**Your assignment:** Return all lines of the records that contain the word "constexpr".

**Information given:**
template <int WAVES, int PRE>
static int launch_conv1x1_deepk_pre(const float* x, const float* w, const float* bias, const float* in_bias,
                                    const float* gate, const float* residual, float* y, int act, int M, int K,
                                    int HW, long long n_total, hipStream_t stream) {
  constexpr int BM = 32 * WAVES;
  constexpr size_t lds = deepk_lds_bytes(WAVES);
  const long long gx = (n_total + kDkBN - 1) / kDkBN, gy = (M + BM - 1) / BM;
  if (gx > 0x7fffffffLL || gy > 65535) return MTR_E_SHAPE;
  const dim3 grid((unsigned)gx, (unsigned)gy), block(64 * WAVES);
  const FastDiv by_hw = make_fastdiv((unsigned)HW);
#define MTR_DK_LAUNCH(ACT)                                                                                 \
  do {                                                                                                     \
    if (lds > 64 * 1024) {                                                                                 \
      const int e = allow_dynamic_lds((const void*)conv1x1_deepk_kernel<WAVES, ACT, PRE>, lds);            \
      if (e != MTR_OK) return e;                                                                           \
    }                                                                                                      \
    MTR_CLEAR_STALE();                                                                                     \
    hipLaunchKernelGGL((conv1x1_deepk_kernel<WAVES, ACT, PRE>), grid, block, lds, stream, x, w, bias,      \
                       in_bias, gate, residual, y, M, K, HW, (int)n_total, by_hw);                         \
  } while (0)
  switch (act) {
    case kActNone: MTR_DK_LAUNCH(kActNone); break;
    case kActRelu: MTR_DK_LAUNCH(kActRelu); break;
    case kActSilu: MTR_DK_LAUNCH(kActSilu); break;
    case kActHardswish: MTR_DK_LAUNCH(kActHardswish); break;
    default: return MTR_E_PARAM;
  }
#undef MTR_DK_LAUNCH
  MTR_CHECK_LAUNCH();
  return MTR_OK;
}

template <int WAVES>
static int launch_conv1x1_deepk(const float* x, const float* w, const float* bias, const float* in_bias,
                                int in_act, const float* gate, const float* residual, float* y, int act, int M,
                                int K, int HW, long long n_total, hipStream_t stream) {
#define MTR_DK_PRE(PRE) \
  launch_conv1x1_deepk_pre<WAVES, PRE>(x, w, bias, in_bias, gate, residual, y, act, M, K, HW, n_total, stream)
  switch (in_bias ? in_act : -1) {
    case -1: return MTR_DK_PRE(-1);
    case kActNone: return MTR_DK_PRE(kActNone);
    case kActRelu: return MTR_DK_PRE(kActRelu);
    case kActSilu: return MTR_DK_PRE(kActSilu);
    case kActHardswish: return MTR_DK_PRE(kActHardswish);
    default: return MTR_E_PARAM;
  }
#undef MTR_DK_PRE
}

template <int PRE>
static int launch_conv1x1_deep64_pre(const float* x, const float* w, const float* bias, const float* in_bias,
                                     const float* gate, const float* residual, float* y, int act, int M, int K,
                                     int HW, long long n_total, hipStream_t stream) {
  const long long gx = (n_total + kD6BN - 1) / kD6BN, gy = (M + kD6BM - 1) / kD6BM;
  if (gx > 0x7fffffffLL || gy > 65535) return MTR_E_SHAPE;
  const dim3 grid((unsigned)gx, (unsigned)gy), block(64 * kD6Waves);
  const FastDiv by_hw = make_fastdiv((unsigned)HW);
  MTR_CLEAR_STALE();
#define MTR_D6_LAUNCH(ACT)                                                                                    \
  hipLaunchKernelGGL((conv1x1_deep64_kernel<ACT, PRE>), grid, block, 0, stream, x, w, bias, in_bias, gate,    \
                     residual, y, M, K, HW, (int)n_total, by_hw)
  switch (act) {
    case kActNone: MTR_D6_LAUNCH(kActNone); break;
    case kActRelu: MTR_D6_LAUNCH(kActRelu); break;
    case kActSilu: MTR_D6_LAUNCH(kActSilu); break;
    case kActHardswish: MTR_D6_LAUNCH(kActHardswish); break;
    default: return MTR_E_PARAM;
  }
#undef MTR_D6_LAUNCH
  MTR_CHECK_LAUNCH();
  return MTR_OK;
}

static int launch_conv1x1_deep64(const float* x, const float* w, const float* bias, const float* in_bias,
                                 int in_act, const float* gate, const float* residual, float* y, int act, int M,
                                 int K, int HW, long long n_total, hipStream_t stream) {
#define MTR_D6_PRE(PRE) \
  launch_conv1x1_deep64_pre<PRE>(x, w, bias, in_bias, gate, residual, y, act, M, K, HW, n_total, stream)
  switch (in_bias ? in_act : -1) {
    case -1: return MTR_D6_PRE(-1);
    case kActNone: return MTR_D6_PRE(kActNone);
    case kActRelu: return MTR_D6_PRE(kActRelu);
    case kActSilu: return MTR_D6_PRE(kActSilu);
    case kActHardswish: return MTR_D6_PRE(kActHardswish);
    default: return MTR_E_PARAM;
  }
#undef MTR_D6_PRE
}

template <int MT, int PRE>
static int launch_conv1x1_stream_pre(const float* x, const float* w, const float* bias, const float* in_bias,
                                     const float* gate, const float* residual, float* y, int act, int M, int K,
                                     int HW, long long n_total, int bn, hipStream_t stream) {
  const int kpad = stream_kpad(K);
  const size_t lds = ((size_t)kpad * 32 * MT + (PRE >= 0 ? kpad : 0)) * sizeof(float);
  const long long gx = (n_total + bn - 1) / bn;
  if (gx > 0x7fffffffLL) return MTR_E_SHAPE;
  if (act < kActNone || act > kActHardswish) return MTR_E_PARAM;
  const dim3 grid((unsigned)gx), block(64 * kStWaves);
  const FastDiv by_hw = make_fastdiv((unsigned)HW);
#define MTR_ST_LAUNCH(GATE)                                                                               \
  do {                                                                                                    \
    if (lds > 64 * 1024) {                                                                                \
      const int e = allow_dynamic_lds((const void*)conv1x1_stream_kernel<MT, PRE, GATE>, lds);            \
      if (e != MTR_OK) return e;                                                                          \
    }                                                                                                     \
    MTR_CLEAR_STALE();                                                                                    \
    hipLaunchKernelGGL((conv1x1_stream_kernel<MT, PRE, GATE>), grid, block, lds, stream, x, w, bias,      \
                       in_bias, gate, residual, y, M, K, HW, (int)n_total, by_hw, act,                    \
                       bn / (32 * kStWaves));                                                             \
  } while (0)
  if (gate) MTR_ST_LAUNCH(true); else MTR_ST_LAUNCH(false);
#undef MTR_ST_LAUNCH
  MTR_CHECK_LAUNCH();
  return MTR_OK;
}
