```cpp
void smgpu_compare_raw(const uint64_t *d_hashes, const uint64_t *d_offsets, uint32_t n, uint32_t row_lo,
                       uint32_t row_hi, uint32_t *d_common, double *d_jaccard, void *stream);
void smgpu_compare_blocks_raw(const uint64_t *d_hashes, const uint64_t *d_offsets, uint32_t n, uint32_t rb_first,
                              uint32_t rb_stride, uint32_t rb_count, uint32_t *d_common, void *stream);
void smgpu_symmetrize_raw(uint32_t *d_common, uint32_t n, void *stream);
void smgpu_jaccard_raw(const uint32_t *d_common, const uint64_t *d_offsets, uint32_t n, uint32_t row_lo,
                       uint32_t row_hi, double *d_jaccard, void *stream);
typedef struct SmgpuBitIndex SmgpuBitIndex;
SmgpuBitIndex *smgpu_bitindex_new(const uint64_t *d_hashes, const uint64_t *d_offsets, uint32_t n, void *stream);
SmgpuBitIndex *smgpu_bitindex_new_ex(const uint64_t *d_hashes, const uint64_t *d_offsets, uint32_t n, uint64_t total_hashes,
                                     uint32_t threshold, bool one_shot, void *stream);
void smgpu_bitindex_free(SmgpuBitIndex *ptr);
uint64_t smgpu_bitindex_universe(const SmgpuBitIndex *ptr);
uint32_t smgpu_bitindex_builder(const SmgpuBitIndex *ptr);
void smgpu_bitindex_stats(const SmgpuBitIndex *ptr, uint64_t *frequent_hashes, uint64_t *rare_pairs, uint32_t *threshold);
void smgpu_bitindex_compare_raw(const SmgpuBitIndex *ptr, uint32_t rb_first, uint32_t rb_stride, uint32_t rb_count,
                                uint32_t *d_common, void *stream);
void smgpu_bitindex_compare_upper_raw(const SmgpuBitIndex *ptr, uint32_t rb_first, uint32_t rb_stride, uint32_t rb_count,
                                      uint32_t *d_common, void *stream);
void smgpu_host_pow_f64(const double *x, const double *y, uintptr_t ny, double *out, uintptr_t n, uint32_t n_threads);
uintptr_t smgpu_first_invalid_dna_byte(const char *seq, uintptr_t len);
void smgpu_compare_all_pairs(const SourmashKmerMinHash *const *mhs, uintptr_t n, uint32_t *common_out,
                             double *jaccard_out);
void smgpu_compare_all_pairs_mixed(const SourmashKmerMinHash *const *mhs, uintptr_t n, const uint32_t *class_of,
                                   const uint64_t *class_max_hash, uintptr_t n_classes, uint32_t *common_out, uint64_t *sizes_out);
void smgpu_signatures_sketch_views(const SourmashSignature *const *sigs, uintptr_t n, const SourmashKmerMinHash **out_mhs,
                                   uint64_t *params);
void smgpu_minhashes_params(const SourmashKmerMinHash *const *mhs, uintptr_t n, uint64_t *params);
// ... 148 lines not shown
```

sourmash_amd/csrc/capi.cpp:

```cpp
#if defined(__SSE2__)
#include <emmintrin.h>
#endif
#include <hip/hip_runtime_api.h>
#include <stdio.h>
#include <string.h>
#include <chrono>
#include <cmath>
#include <fstream>
#include <memory>
#include <sstream>
#include <thread>
#include "../../include/sourmash_amd.h"
#include "collection.hpp"
#include <fcntl.h>
#include <sys/mman.h>
#include <sys/stat.h>
#include <unistd.h>
#include "device_ctx.hpp"
#include "hostxfer.hpp"
#include "pargz.hpp"
#include "ingest.hpp"
#include "sigload.hpp"
#include "murmur3.hpp"
#include "residues.hpp"
#include "signature_host.hpp"
#include "hll_host.hpp"
#include "nodegraph_host.hpp"

using namespace smg;

namespace {

thread_local uint32_t g_err_code = 0;
thread_local std::string g_err_msg;

void set_error(uint32_t code, const std::string& msg) { g_err_code = code; g_err_msg = msg; }
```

**Task response:**
  constexpr int BM = 32 * WAVES;
  constexpr size_t lds = deepk_lds_bytes(WAVES);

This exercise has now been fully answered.